Consider seeing a physical therapist, the right exercises might get you on the bike much sooner.


----------



## Cleaner (Mar 23, 2004)

I have done it, it took months to stop hurting. Ortho Doc gave me Naproxen (prescription strength NSAID) and said to not do anything that caused pain. I did not use the Naproxen and it took months to stop hurting completely. He advised the drugs would speed healing but I did not want to take them long term.

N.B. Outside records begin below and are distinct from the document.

template <typename T, int CIN, int CMID, int TH, bool UPS, bool POOL, int OUTK, int NW, bool PACK = false, bool INDEP = false>
__global__ __launch_bounds__(NW * 64, NW / 4) void flow_block_kernel(FlowBlockParams p) {
	static_assert(!PACK || (CIN == 16 && !UPS), "PACK: the 16-channel flow input");
	static_assert(!INDEP || PACK, "INDEP: a form of the input packing");
	using G = FbGeom<CIN, CMID, TH, UPS, POOL, OUTK, NW>;
	constexpr int NT = NW * 64;
	extern __shared__ __attribute__((aligned(16))) unsigned char smem[];
	const int tid = threadIdx.x;
	const int wave = tid >> 6;
	if constexpr (NW == 8) applyWavePriority(p.prio, wave, NW);
	const int lane = tid & 63;
	const int px = lane & 31;
	const int hh = lane >> 5;
	const int x0 = blockIdx.x * kFbOutW;
	const int y0 = blockIdx.y * TH;
	const int item = blockIdx.z;
	const T *__restrict__ in = reinterpret_cast<const T *>(static_cast<const unsigned char *>(p.in) + item * p.inItem);
	const unsigned ldsBase = static_cast<unsigned>(reinterpret_cast<unsigned long long>(
	    (__attribute__((address_space(3))) unsigned char *)smem));

	constexpr int NCB = G::NCB;
	const int cb = wave % NCB;
	const int pstart = wave / NCB;
	constexpr int PSTEP = NW / NCB;
	const float s1 = fbActS(p.act1, p.slope), s2 = fbActS(p.act2, p.slope);

	constexpr int NWA = G::RELOAD ? ((NW == 4 && !G::XPAIR) ? 2 : 1) : G::NPL;
	Vec8<T> wa[NWA][9 * G::KS1];
	const unsigned char *waSrc = static_cast<const unsigned char *>(p.w1) +
	                             (size_t)cb * G::NPL * (9 * G::KS1 * 1024) + lane * 16;
	auto loadPlaneA = [&](int set, int pl) __attribute__((always_inline)) {
#pragma unroll
		for (int f = 0; f < 9 * G::KS1; ++f) {
			wa[set][f] = *reinterpret_cast<const Vec8<T> *>(waSrc + (size_t)(pl * 9 * G::KS1 + f) * 1024);
		}
	};
	if constexpr (G::RELOAD) {
		loadPlaneA(0, 0);
	} else {
#pragma unroll
		for (int pl = 0; pl < G::NPL; ++pl) loadPlaneA(pl, pl);
	}

	[[maybe_unused]] constexpr int LPPX = G::PBX / 16;
	[[maybe_unused]] auto expandPlanes = [&](int plFirst, int plCount) __attribute__((always_inline)) {
		if constexpr (UPS) {
			constexpr int LPP = LPPX;
			constexpr int NPIX = G::LR * G::LC;
			const unsigned char *smL = smem + G::OFF_T;
			constexpr int BR = G::XR / 2, BC = kFbW / 2;
			const int nel = plCount * BR * BC * LPP;
			for (int e = tid; e < nel; e += NT) {
				const int c = e % LPP;
				const int bq = (e / LPP) % (BR * BC);
				const int pl = plFirst + e / (LPP * BR * BC);
				const int br = bq / BC, bc = bq - br * BC;
				const unsigned char *base = smL + pl * (NPIX * G::PBX) + (br * G::LC + bc) * G::PBX + c * 16;
				const Vec8<T> tl = *reinterpret_cast<const Vec8<T> *>(base);
				const Vec8<T> tr = *reinterpret_cast<const Vec8<T> *>(base + G::PBX);
				const Vec8<T> bl = *reinterpret_cast<const Vec8<T> *>(base + G::LC * G::PBX);
				const Vec8<T> brr = *reinterpret_cast<const Vec8<T> *>(base + (G::LC + 1) * G::PBX);
				Vec8<T> o01, o10, o11;
#pragma unroll
				for (int j = 0; j < 8; ++j) {
					const float a = static_cast<float>(tl[j]), b2 = static_cast<float>(tr[j]);
					const float d = static_cast<float>(bl[j]), e2 = static_cast<float>(brr[j]);
					const float top = a + (b2 - a) * 0.5f;
					const float bot = d + (e2 - d) * 0.5f;
					o01[j] = static_cast<T>(top);
					o10[j] = static_cast<T>(a + (d - a) * 0.5f);
					o11[j] = static_cast<T>(top + (bot - top) * 0.5f);
				}
				const int r = 2 * br, k = 2 * bc;
				const int gy = y0 - 2 + r, gx = x0 - 2 + k;
				const Vec8<T> zero = {static_cast<T>(0.f), static_cast<T>(0.f), static_cast<T>(0.f), static_cast<T>(0.f),
				    static_cast<T>(0.f), static_cast<T>(0.f), static_cast<T>(0.f), static_cast<T>(0.f)};
				const bool inside = gy >= 0 && gy < p.H && gx >= 0 && gx < p.W;
				unsigned char *xb = smem + G::OFF_X + (G::XPAIR ? (pl & 1) : pl) * G::XPLANE + (r * kFbW + k) * G::PBX;
				const unsigned s0 = (static_cast<unsigned>(c) ^ fbSwz<G::PBX>(k)) << 4;
				const unsigned s1x = (static_cast<unsigned>(c) ^ fbSwz<G::PBX>(k + 1)) << 4;
				*reinterpret_cast<Vec8<T> *>(xb + s0) = inside ? tl : zero;
				*reinterpret_cast<Vec8<T> *>(xb + G::PBX + s1x) = inside ? o01 : zero;
				*reinterpret_cast<Vec8<T> *>(xb + kFbW * G::PBX + s0) = inside ? o10 : zero;
				*reinterpret_cast<Vec8<T> *>(xb + (kFbW + 1) * G::PBX + s1x) = inside ? o11 : zero;
			}
		}
	};
	const bool border = y0 - 2 < 0 || y0 + TH + 2 > p.H || x0 - 2 < 0 || x0 + 32 > p.W;
	constexpr int LPP = G::PBX / 16;
	if (JU_SKIP(p) & 1) {
	} else if constexpr (PACK) {
		const float bright = brightnessOf(p.sums, 1.0f / static_cast<float>(p.frameH * p.frameW));
		const T *__restrict__ prev = static_cast<const T *>(INDEP ? p.packPrevs[item] : p.packPrev);
		T *__restrict__ cur = INDEP ? static_cast<T *>(p.packOuts[item])
		                            : (item + 1 == static_cast<int>(gridDim.z) ? static_cast<T *>(p.packOut) : nullptr);
		const int nch = 3 * p.numInputs;
		const int fromFrames = INDEP ? 1 : min(item + 1, p.numInputs);
		constexpr int NPIX = G::XR * kFbW;
		for (int q = tid; q < NPIX; q += NT) {
			const int r = q / kFbW, k = q - r * kFbW;
			const int gy = y0 - 2 + r, gx = x0 - 2 + k;
			const T zero = static_cast<T>(0.f);
			Vec8<T> o0 = {zero, zero, zero, zero, zero, zero, zero, zero}, o1 = o0;
			const bool inside = gy >= 0 && gy < p.H && gx >= 0 && gx < p.W;
			if (inside) {
				const int y = gy - p.padTop, x = gx - p.padLeft;
				const bool inFrame = y >= 0 && y < p.frameH && x >= 0 && x < p.frameW;
				const size_t idx = (size_t)gy * p.W + gx;
				T pv[16], o[16];
#pragma unroll
				for (int j = 0; j < 16; ++j) o[j] = zero;
#pragma unroll
				for (int h = 0; h < 5; ++h) {
					if (h < fromFrames) {
						float c0 = 0.f, c1 = 0.f, c2 = 0.f;
						if (inFrame) {
							const unsigned v = *reinterpret_cast<const unsigned *>(p.frames[item - h] + y * p.frameStrides[item - h] + x * 4);
							c0 = preprocessU8(v & 0xff) - bright;
							c1 = preprocessU8((v >> 8) & 0xff) - bright;
							c2 = preprocessU8((v >> 16) & 0xff) - bright;
						}
						o[3 * h] = static_cast<T>(c0);
						o[3 * h + 1] = static_cast<T>(c1);
						o[3 * h + 2] = static_cast<T>(c2);
					}
				}
				if (fromFrames < p.numInputs) {
					const Vec8<T> p0 = *reinterpret_cast<const Vec8<T> *>(prev + idx * 16);
					const Vec8<T> p1 = *reinterpret_cast<const Vec8<T> *>(prev + idx * 16 + 8);
#pragma unroll
					for (int i = 0; i < 8; ++i) {
						pv[i] = p0[i];
						pv[8 + i] = p1[i];
					}
					auto shifted = [&](auto sTag) __attribute__((always_inline)) {
						constexpr int S = decltype(sTag)::value;
#pragma unroll
						for (int j = S; j < 16; ++j) o[j] = (j < nch) ? pv[j - S] : zero;
					};
					if (fromFrames == 1) shifted(std::integral_constant<int, 3>{});
					else if (fromFrames == 2) shifted(std::integral_constant<int, 6>{});
					else if (fromFrames == 3) shifted(std::integral_constant<int, 9>{});
					else shifted(std::integral_constant<int, 12>{});
				}
#pragma unroll
				for (int i = 0; i < 8; ++i) {
					o0[i] = o[i];
					o1[i] = o[8 + i];
				}
				if (cur != nullptr && r >= 2 && r < 2 + TH && k >= 2 && k < 2 + kFbOutW) {
					*reinterpret_cast<Vec8<T> *>(cur + idx * 16) = o0;
					*reinterpret_cast<Vec8<T> *>(cur + idx * 16 + 8) = o1;
				}
			}
			unsigned char *xb = smem + G::OFF_X + (r * kFbW + k) * G::PBX;
			const unsigned sw = fbSwz<G::PBX>(k);
			*reinterpret_cast<Vec8<T> *>(xb + ((0u ^ sw) << 4)) = o0;
			*reinterpret_cast<Vec8<T> *>(xb + ((1u ^ sw) << 4)) = o1;
		}
		__syncthreads();
	} else if constexpr (!UPS) {
		if (border) {
			for (int i = tid; i < G::NPL * G::XPLANE / 16; i += NT) {
				reinterpret_cast<uint4 *>(smem + G::OFF_X)[i] = make_uint4(0, 0, 0, 0);
			}
			__syncthreads();
		}
		constexpr int NPXI = 1024 / G::PBX;
		constexpr int NPIX = G::XR * kFbW;
		constexpr int NINSTR = (NPIX + NPXI - 1) / NPXI;
#pragma unroll
		for (int pl = 0; pl < G::NPL; ++pl) {
			for (int i = wave; i < NINSTR; i += NW) {
				const int q = i * NPXI + lane / LPP;
				const int r = q / kFbW, k = q - r * kFbW;
				const int gy = y0 - 2 + r, gx = x0 - 2 + k;
				const unsigned c = static_cast<unsigned>(lane % LPP) ^ fbSwz<G::PBX>(k);
				if (q < NPIX && gy >= 0 && gy < p.H && gx >= 0 && gx < p.W) {
					fbGlds16(in + ((size_t)gy * p.inPitch + gx) * CIN + pl * 64 + c * 8,
					    smem + G::OFF_X + pl * G::XPLANE + i * 1024);
				}
			}
		}
		asm volatile("s_waitcnt vmcnt(0)" ::: "memory");
		__syncthreads();
	} else {
		unsigned char *smL = smem + G::OFF_T;
		const int lh = p.H >> 1, lw = p.W >> 1;
		const int ly0 = (y0 >> 1) - 1, lx0 = (x0 >> 1) - 1;
		constexpr int NPXI = 1024 / G::PBX;
		constexpr int NPIX = G::LR * G::LC;
		constexpr int NINSTR = (NPIX + NPXI - 1) / NPXI;
#pragma unroll
		for (int pl = 0; pl < G::NPL; ++pl) {
			for (int i = wave; i < NINSTR; i += NW) {
				const int q = min(i * NPXI + lane / LPP, NPIX - 1);
				const int r = q / G::LC, k = q - r * G::LC;
				const int cy = min(max(ly0 + r, 0), lh - 1), cx = min(max(lx0 + k, 0), lw - 1);
				if (i * NPXI + lane / LPP < NPIX) {
					fbGlds16(in + ((size_t)cy * p.inPitch + cx) * CIN + pl * 64 + (lane % LPP) * 8,
					    smL + pl * (NPIX * G::PBX) + i * 1024);
				}
			}
		}
		asm volatile("s_waitcnt vmcnt(0)" ::: "memory");
		__syncthreads();
		if constexpr (!G::XPAIR) {
			expandPlanes(0, G::NPL);
		} else {
			expandPlanes(0, 1);
		}
		__syncthreads();
	}

	unsigned colOffA[3], colSwzA[3];
#pragma unroll
	for (int dx = 0; dx < 3; ++dx) {
		colOffA[dx] = (px + dx) * G::PBX;
		colSwzA[dx] = fbSwz<G::PBX>(px + dx);
	}
	{
		constexpr int NPAIR = G::TR / 2;
		constexpr int MAXP = (NPAIR + PSTEP - 1) / PSTEP;
		constexpr int HOLD = G::NPL > 1 ? MAXP : 1;
		f32x16 acc[HOLD][2];
		unsigned tOff[4];
#pragma unroll
		for (int g = 0; g < 4; ++g) {
			tOff[g] = px * G::PBT + ((static_cast<unsigned>(cb * 4 + g) ^ fbSwz<G::PBT>(px)) << 4) + hh * 8;
		}
		constexpr bool kHoistBiasA = NWA * 9 * G::KS1 * 4 < 144 || NW == 4;
		f32x4 biasA[4];
		if constexpr (kHoistBiasA) {
#pragma unroll
			for (int g = 0; g < 4; ++g) biasA[g] = *reinterpret_cast<const f32x4 *>(p.b1 + cb * 32 + 8 * g + 4 * hh);
		}
		auto initAcc = [&](f32x16(&a)[2]) {
#pragma unroll
			for (int g = 0; g < 4; ++g) {
				f32x4 bg;
				if constexpr (kHoistBiasA) bg = biasA[g];
				else bg = *reinterpret_cast<const f32x4 *>(p.b1 + cb * 32 + 8 * g + 4 * hh);
#pragma unroll
				for (int r = 0; r < 2; ++r) {
#pragma unroll
					for (int i = 0; i < 4; ++i) a[r][4 * g + i] = bg[i];
				}
			}
		};
		auto epilogueA = [&](const f32x16(&a)[2], int pair) {
			const int gx = x0 - 1 + px;
			const bool colIn = gx >= 0 && gx < p.W;
#pragma unroll
			for (int r = 0; r < 2; ++r) {
				const int tr = 2 * pair + r;
				const int gy = y0 - 1 + tr;
				const float keep = (colIn && gy >= 0 && gy < p.H) ? 1.0f : 0.0f;
				unsigned char *row = smem + G::OFF_T + tr * (kFbW * G::PBT);
#pragma unroll
				for (int g = 0; g < 4; ++g) {
					*reinterpret_cast<Vec4<T> *>(row + tOff[g]) =
					    pack4<T>(fbAct(a[r][4 * g + 0], s1) * keep, fbAct(a[r][4 * g + 1], s1) * keep,
					        fbAct(a[r][4 * g + 2], s1) * keep, fbAct(a[r][4 * g + 3], s1) * keep);
				}
			}
		};
		if (JU_SKIP(p) & 2) {
		} else if constexpr (G::NPL == 1) {
			for (int pair = pstart; pair < NPAIR; pair += PSTEP) {
				initAcc(acc[0]);
				FbPair<T, G::KS1, G::PBX>::run(ldsBase + G::OFF_X + (2 * pair) * (kFbW * G::PBX), colOffA, colSwzA,
				    hh, wa[0], acc[0]);
				epilogueA(acc[0], pair);
			}
		} else {
#pragma unroll
			for (int s = 0; s < HOLD; ++s) initAcc(acc[s]);
#pragma unroll
			for (int pl = 0; pl < G::NPL; ++pl) {
				if constexpr (G::RELOAD && NWA == 2) {
					if (pl + 1 < G::NPL) loadPlaneA((pl + 1) & 1, pl + 1);
				}
				if constexpr (G::XPAIR) {
					if (pl + 1 < G::NPL && !(JU_SKIP(p) & 1)) expandPlanes(pl + 1, 1);
				}
#pragma unroll
				for (int s = 0; s < HOLD; ++s) {
					const int pair = pstart + s * PSTEP;
					if (pair < NPAIR) {
						FbPair<T, G::KS1, G::PBX>::run(
						    ldsBase + G::OFF_X + (G::XPAIR ? (pl & 1) : pl) * G::XPLANE + (2 * pair) * (kFbW * G::PBX), colOffA,
						    colSwzA, hh, wa[G::RELOAD ? (pl & (NWA - 1)) : pl], acc[s]);
					}
				}
				if constexpr (G::RELOAD && NWA == 1) {
					if (pl + 1 < G::NPL) loadPlaneA(0, pl + 1);
				}
				if constexpr (G::XPAIR) __syncthreads();
			}
#pragma unroll
			for (int s = 0; s < HOLD; ++s) {
				const int pair = pstart + s * PSTEP;
				if (pair < NPAIR) epilogueA(acc[s], pair);
			}
		}
	}

	Vec8<T> wb[9 * G::KS2];
	f32x4 biasB[4];
	{
		const unsigned char *wsrc = static_cast<const unsigned char *>(p.w2) + (size_t)cb * (9 * G::KS2 * 1024) + lane * 16;
#pragma unroll
		for (int f = 0; f < 9 * G::KS2; ++f) {
			constexpr int KSP = G::KS2 > 4 ? 4 : G::KS2;
			const int tap = f / G::KS2, ks = f % G::KS2;
			wb[f] = *reinterpret_cast<const Vec8<T> *>(wsrc + (size_t)(((ks / KSP) * 9 + tap) * KSP + ks % KSP) * 1024);
		}
#pragma unroll
		for (int g = 0; g < 4; ++g) biasB[g] = *reinterpret_cast<const f32x4 *>(p.b2 + cb * 32 + 8 * g + 4 * hh);
	}
	__syncthreads();

	unsigned colOffB[3], colSwzB[3];
#pragma unroll
	for (int dx = 0; dx < 3; ++dx) {
		colOffB[dx] = (px + dx) * G::PBT;
		colSwzB[dx] = fbSwz<G::PBT>(px + dx);
	}
	unsigned char *stage = smem + G::OFF_STAGE + wave * G::STAGE_WAVE;
	constexpr int NCH = G::RBW / 16;
	for (int pair = pstart; pair < ((JU_SKIP(p) & 4) ? 0 : TH / 2); pair += PSTEP) {
		f32x16 acc[2];
#pragma unroll
		for (int g = 0; g < 4; ++g) {
#pragma unroll
			for (int r = 0; r < 2; ++r) {
#pragma unroll
				for (int i = 0; i < 4; ++i) acc[r][4 * g + i] = biasB[g][i];
			}
		}
		FbPair<T, G::KS2, G::PBT>::run(ldsBase + G::OFF_T + (2 * pair) * (kFbW * G::PBT), colOffB, colSwzB, hh, wb, acc);
		Vec4<T> resv[2][4];
		if constexpr (OUTK == 2) {
			static_assert(CIN == CMID && !UPS && !POOL, "residual block: same width in and out");
#pragma unroll
			for (int r = 0; r < 2; ++r) {
				const int gy = min(y0 + 2 * pair + r, p.H - 1), gx = min(x0 + px, p.W - 1);
				const T *rp = in + ((size_t)gy * p.inPitch + gx) * CIN + cb * 32 + 4 * hh;
#pragma unroll
				for (int g = 0; g < 4; ++g) resv[r][g] = *reinterpret_cast<const Vec4<T> *>(rp + 8 * g);
			}
		}
		if constexpr (POOL) {
			const int pp = px >> 1;
#pragma unroll
			for (int g = 0; g < 4; ++g) {
				float v[4];
#pragma unroll
				for (int i = 0; i < 4; ++i) {
					float m = fmaxf(acc[0][4 * g + i], acc[1][4 * g + i]);
					m = fmaxf(m, fbSwapPair(m));
					v[i] = fbAct(m, s2);
				}
				if ((g >> 1) == (px & 1)) {
					const unsigned c = static_cast<unsigned>(g) ^ (static_cast<unsigned>(pp) & (NCH - 1));
					*reinterpret_cast<Vec4<T> *>(stage + pp * G::RBW + (c << 4) + hh * 8) = pack4<T>(v[0], v[1], v[2], v[3]);
				}
			}
		} else {
// ... 91 lines not shown
	long bestCost = 0;
	auto consider = [&](int TH, bool fits) {
		if (!fits) return;
		const long c = fbForcedTile() == TH ? -1 : fbLaunchCost(p.H, tilesX, TH, numCUs, items);
		if (best == 0 || c < bestCost) {
			best = TH;
			bestCost = c;
		}
	};
	(consider(THS, FbGeom<CIN, CMID, THS, UPS, POOL, OUTK, fbWaves<CIN, CMID>()>::FITS), ...);
	bool done = false;
	auto launch = [&](auto thTag) {
		constexpr int TH = decltype(thTag)::value;
		if constexpr (FbGeom<CIN, CMID, TH, UPS, POOL, OUTK, fbWaves<CIN, CMID>()>::FITS) {
			if (!done && best == TH) {
				launchFlowBlockInst<T, CIN, CMID, TH, UPS, POOL, OUTK, PACK, INDEP>(p, items, stream);
				done = true;
			}
		}
	};
	(launch(std::integral_constant<int, THS>{}), ...);
	if (!done) throw std::logic_error("flow block: no tile height fits");
}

I do not remember exactly but it was the better part of a year. I did continue riding after a few weeks off but did not hurt it again.


----------



## dirtyBob (Jun 1, 2005)

yeah, it's my right hand. i've been fist bumping after cringing through a few handshakes initially. Man... that timeline bums me out! thanks for the info. hopefully i'll be riding normally this summer.


----------



## Cleaner (Mar 23, 2004)

It could be worse. I am currently recovering from a fractured/displaced scaphoid which required surgery. Injured in Feb and I am still in therapy to get the hand range of motion back and after that will need to strengthen it.


----------



## jimPacNW (Feb 26, 2013)

You will probably want to get some grips with a bigger 'platform', just to spread out the load. I'm pretty happy with the wolftooth fatpaw grips; I have fat grips on the right side of all my mtbs, those helped me quite a bit. My cx and road bikes don't bother my hand as much, the load is more between my thumb and 1st finger on the road type bars. 
Plan on fist-bumping for a year, you'll feel like you're improving, and some guy will crush your hand and set you back weeks. Completely give up handshakes, you will probably also find you won't get sick as often.


----------



## kitejumping (Sep 3, 2010)

2nd the wolftooth fatpaw recommendation, recovering from a sprained wrist and my bikes with fatpaw grips don't bother it as much as the ones with other grips.


----------



## dirtyBob (Jun 1, 2005)

I'll check them out! Thanks for the recommendation. Just started riding again and I'm scared to death of crashing so I'm riding super mellow on the dh, but was going nuts without it!


----------



## wood78221 (Feb 16, 2010)

dirtyBob said:


> Had my scariest crash in a long time about 3 weeks ago. Thankfully, the worst I got was a really bruised palm. It's been three weeks and I still can't twist the tops off containers or pick up a laptop or take the pressure of even one pushup. Got it x-rayed, and there were no fractures. Doctor said to wait to ride until it doesn't hurt anymore, which I wasn't planning on since, if I crashed on it, I would cry like a two year old I'm sure. Anyone have this happen, and if so, what was the recovery time? I'm going nuts not riding!!!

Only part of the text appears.